Pour la ligne au démarrage, amha c'est dans le fichier "/etc/rc.conf" que ça se passe. Tu as du mettre UNICODE="yes". Repasse-le à "no" si tu n'utilise pas les locales utf8.

Pour ce qui est du USE flag userlocales il permet simplement lors de la compilation de glibc de ne construire que les locales voulues, ce qui peut réduire sensiblement le temps de compilation et la taille de glibc. Mais s'il n'est pas spécifié, alors toutes les locales sont sensées être supportées par la glibc (donc c'est bon pour toi).

Pour ce qui est de ton problème, j'ai l'impression qu'on est complètement à côté ... Je n'arrive pas à voir d'où cela peut venir.

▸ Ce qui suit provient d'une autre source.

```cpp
int lt_upload(lt_ctx *ctx) {
  LT_RANGE("lt_upload (match rows + job tables -> HBM)");
  LT_FINISH(ctx);
  if (!ctx->inited) return fail(ctx, LT_ERR_STATE, "upload before Init");
  if (ctx->uploaded) return LT_OK;
  HIPCHK(ctx, hipSetDevice(ctx->device));
  double t0 = now_ms();
  build_job_tables(ctx);
  ctx->blk_vorder_ok = false;
  int rc;
  {
    std::vector<char> need((size_t)std::max(ctx->n_img, 1), 0);
    for (size_t j = 0; j < ctx->job_imgs.size(); ++j) {
      need[(size_t)ctx->job_imgs[j]] = 1;
      for (int nb : ctx->job_nbs[j]) need[(size_t)nb] = 1;
    }
    std::vector<int> list;
    ctx->max_needed_segs = 0;
// ... 85 lines not shown
    }
    if (!ctx->rows_ln)
      launch_expand_rows(ctx->stream, ctx->n_blk, ctx->d_rowdesc.p, ctx->d_c_stream.as<unsigned>(), ctx->d_ovf.as<unsigned>(),
                         ctx->d_m_pairs.as<unsigned>());
    if ((rc = upload_vec(ctx, ctx->d_m_off, m_off))) return rc;
    {
      std::vector<int> vo((size_t)std::max(ctx->n_blk, 1), 0);
      for (int b = 0; b < ctx->n_blk; ++b) vo[(size_t)b] = b;
      std::stable_sort(vo.begin(), vo.begin() + ctx->n_blk, [&](int x, int y) {
        return ctx->h_blk_nb[(size_t)x] != ctx->h_blk_nb[(size_t)y] ? ctx->h_blk_nb[(size_t)x] < ctx->h_blk_nb[(size_t)y]
                                                                    : ctx->h_blk_img[(size_t)x] < ctx->h_blk_img[(size_t)y];
      });
      if ((rc = upload_vec(ctx, ctx->d_blk_vorder, vo))) return rc;
      ctx->blk_vorder_ok = true;
    }
    ENSURE(ctx, ctx->d_blkrec, blk_rec_bytes() * (size_t)std::max(ctx->n_blk, 1));
    launch_build_blk(ctx->stream, ctx->n_blk, ctx->d_m_off.as<long long>(), ctx->d_blk_img.as<int>(),
                     ctx->d_blk_nb.as<int>(), ctx->d_blk_slot.as<int>(), ctx->d_seg_off.as<long long>(),
                     ctx->d_blk_line_base.as<long long>(), ctx->d_blkrec.p);
  } else if (ctx->job_mode == 2) {
    ctx->h_item_off.assign(ctx->G + 1, 0);
    std::vector<int> blk_chunk_off((size_t)std::max(ctx->n_blk, 1), 0);
    ctx->max_chunks = 1;
    long long items = 0, conns = 0;
    for (int i = 0; i < ctx->n_img; ++i) {
      long long per_node = 0, conn_node = 0;
      for (long long b = ctx->h_nb_off[i]; b < ctx->h_nb_off[i + 1]; ++b) {
        int i2 = ctx->h_blk_nb[b];
        long long M2 = ctx->seg_off[i2 + 1] - ctx->seg_off[i2];
        blk_chunk_off[(size_t)b] = (int)per_node;
        ctx->max_chunks = std::max(ctx->max_chunks, (int)((M2 + 63) / 64));
        per_node += (M2 + 63) / 64;
        conn_node += M2;
      }
// ... 205 lines not shown
    const bool fast = ctx->rows_sorted;
    {
      const bool vp_now = ctx->cfg.use_vp && !ctx->cfg.disable_vp_triangulation;
      const bool pts_now = ctx->pts_ready && (!ctx->cfg.disable_many_points_triangulation || !ctx->cfg.disable_one_point_triangulation);
      if (ctx->rows_ln && (vp_now || pts_now)) {
        launch_expand_rows(st, ctx->n_blk, ctx->d_rowdesc.p, ctx->d_c_stream.as<unsigned>(), ctx->d_ovf.as<unsigned>(),
                           ctx->d_m_pairs.as<unsigned>());
        ctx->rows_ln = false;
      }
    }
    const bool ln = ctx->rows_ln && fast;
    const int ln_slots = ln ? ctx->ln_slots : 0;
    if (ln) ENSURE(ctx, ctx->d_round_count, 4 * (size_t)std::max<long long>(ctx->n_round_slots, 1));
    const long long n_waves = (long long)ctx->n_blk * gen_groups(ctx->max_rows);
    const long long n_slots_all = (long long)ctx->n_blk * (ln ? ln_slots : gen_slots(ctx->max_rows));
    const long long n_entries = ctx->h_blk_line_base[ctx->n_blk];
    const bool vp_on = ctx->cfg.use_vp && !ctx->cfg.disable_vp_triangulation;
    if (vp_on && !ctx->vp_ready) return fail(ctx, LT_ERR_STATE, "use_vp is set but InitVPResults was not called");
    const bool pts_any = ctx->pts_ready && (!ctx->cfg.disable_many_points_triangulation || !ctx->cfg.disable_one_point_triangulation);
    const bool many_on = pts_any && !ctx->cfg.disable_many_points_triangulation;
    const bool one_on = pts_any && !ctx->cfg.disable_one_point_triangulation;
    const bool pts_on = pts_any;
    const bool extras = vp_on || pts_on;
    long long staged_total = -1;
    if (!extras) {
      ENSURE(ctx, ctx->d_st_c, sizeof(CRec) * Pn); ENSURE(ctx, ctx->d_st_l, sizeof(double) * Pn);
      ENSURE(ctx, ctx->d_st_key, 4 * (Pn + 64));
    }
    ENSURE(ctx, ctx->d_wave_count, 4 * (size_t)(n_waves + 1));
    if (extras) ENSURE(ctx, ctx->d_wave_pos, 8 * (size_t)(n_waves + 1));
    const long long *group_base = extras ? ctx->d_wave_pos.as<long long>() : nullptr;
// ... 56 lines not shown
          return fail(ctx, LT_ERR_ARGUMENT, "too many candidates in one batch (>= 2^32-1): triangulate the images in smaller batches");
        const size_t Sn = (size_t)std::max<long long>(staged_total, 1);
        ENSURE(ctx, ctx->d_st_c, sizeof(CRec) * Sn); ENSURE(ctx, ctx->d_st_l, sizeof(double) * Sn);
        ENSURE(ctx, ctx->d_st_key, 4 * Sn);
        gen(2);
      }
    }
    bool gen_event_pending = false;
    if (fine_gen && ctx->n_blk > 0 && ctx->max_rows > 0) ev_gen_end = 10;
    else gen_event_pending = true;
    long long *hC = hp;
    long long hC_fallback = 0;
    if (!hC) hC = &hC_fallback;
    if (fast) {
      ENSURE(ctx, ctx->d_node_rec, 16 * (size_t)std::max<long long>(G, 1));
      launch_node_prefix(st, G, ctx->d_node_img.as<int>(), ctx->d_seg_off.as<long long>(),
                         ctx->d_nb_off.as<long long>(), ctx->d_blk_line_base.as<long long>(),
                         ctx->d_cnt_bl.as<unsigned>(), ctx->d_base_bl.as<unsigned>(), ctx->d_ntris_u.as<unsigned>(),
                         ctx->d_tri_off.as<long long>(), ctx->d_scan_status.as<unsigned long long>(),
                         ctx->d_err.as<int>(), ctx->d_node_rec.p);
      node_rec_valid = true;
      ctx->cnt_bl_clean = true;
      const long long bound = P;
      constexpr long long kCountFreeBytes = 48ll << 30;
      const bool perm_bound = !test_switch("LT_TEST_PLACE_COPY");
      const long long per_cand = (perm_bound ? 4 : (long long)(sizeof(CRec) + 8)) + 8 + 4 + 4 + (long long)cand_meta_bytes() +
                                 (long long)score_split_entry_bytes() * 256 / 64;
      if (extras) {
        C_known = staged_total;
      } else if (ctx->h_pinned && bound * per_cand <= kCountFreeBytes && !test_switch("LT_TEST_SYNC_COUNT")) {
        C_known = -1;
        C_bound = bound;
      } else {
// ... 27 lines not shown
        HIPCHK(ctx, hipMemcpyAsync(hC, ctx->d_tri_off.as<long long>() + G, 8, hipMemcpyDeviceToHost, st));
        HIPCHK(ctx, hipStreamSynchronize(st));
        C_known = *hC;
      }
    }
    if (C_known >= 0) C_bound = C_known;
    const size_t Cn = (size_t)std::max<long long>(C_bound, 1);
    if (perm_mode) {
      ENSURE(ctx, ctx->d_place_perm, 4 * Cn);
    } else {
      ENSURE(ctx, ctx->d_cand, sizeof(CRec) * Cn); ENSURE(ctx, ctx->d_lite, sizeof(double) * Cn);
    }
    ENSURE(ctx, ctx->d_score, 8 * Cn); ENSURE(ctx, ctx->d_edge_flag, 4 * Cn); ENSURE(ctx, ctx->d_cand_node, 4 * Cn);
    ctx->cand_cap = (long long)Cn;
    if (fast) {
      launch_place(st, ctx->n_blk, ctx->max_rows, ctx->d_m_off.as<long long>(), ctx->d_blk_img.as<int>(),
                   ctx->d_seg_off.as<long long>(), ctx->d_blk_line_base.as<long long>(),
                   ctx->d_base_bl.as<unsigned>(), ctx->d_wave_count.as<unsigned>(), ctx->d_tri_off.as<long long>(),
                   ctx->d_st_c.as<CRec>(), ctx->d_st_l.as<double>(), ctx->d_st_key.as<unsigned>(),
                   ctx->d_cand.as<CRec>(), ctx->d_lite.as<double>(), ctx->d_cand_node.as<unsigned>(), group_base,
                   perm_mode ? ctx->d_place_perm.as<unsigned>() : nullptr, ctx->d_blk_surv.as<unsigned>(),
                   ctx->d_blk_rnd0.as<unsigned>(), ln ? ctx->d_round_count.as<unsigned>() : nullptr);
    } else {
      ENSURE(ctx, ctx->d_keys, 4 * Cn); ENSURE(ctx, ctx->d_rows, 4 * Cn);
      ENSURE(ctx, ctx->d_skeys, 4 * Cn); ENSURE(ctx, ctx->d_srows, 4 * Cn);
      launch_pack_keys(st, ctx->n_blk, ctx->max_rows, ctx->d_m_off.as<long long>(),
                       ctx->d_wave_count.as<unsigned>(), ctx->d_wave_pos.as<long long>(),
                       ctx->d_st_key.as<unsigned>(), ctx->d_keys.as<unsigned>(), ctx->d_rows.as<unsigned>(), group_base);
      if (C_known > 0) {
        int end_bit = bits_for(G + 1);
        size_t tmp = sort_temp_bytes(C_known, end_bit);
        ENSURE(ctx, ctx->d_sort_tmp, std::max<size_t>(tmp, 16));
// ... 441 lines not shown
```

Essaie en déplaçant ton fichier xorg.conf en en générant un nouveau.

----------

## Magic Banana

J'ai suivi la documentation gentoo sur l'UTF8 pour essayer d'avoir de l'unicode en bonne et due forme... mais ca ne change rien a mon probleme.

En laissant tout tel quel (c'est a dire avec des locales UTF8) et en passant UNICODE a "no", le probleme reste entier. Peut-etre qu'il faudrait que je remette des locales ASCII mais, franchement, apres avoir suivi la documentation il me plairait d'avoir de l'unicode. Et puis j'ai tendance a penser que la verite est ailleurs... En effet, d'apres ce que me renvoie le script keymaps c'est la console qui utilise l'UTF8 et il se trouve qu'en session console pure, fr-latin9 est utilisee correctement.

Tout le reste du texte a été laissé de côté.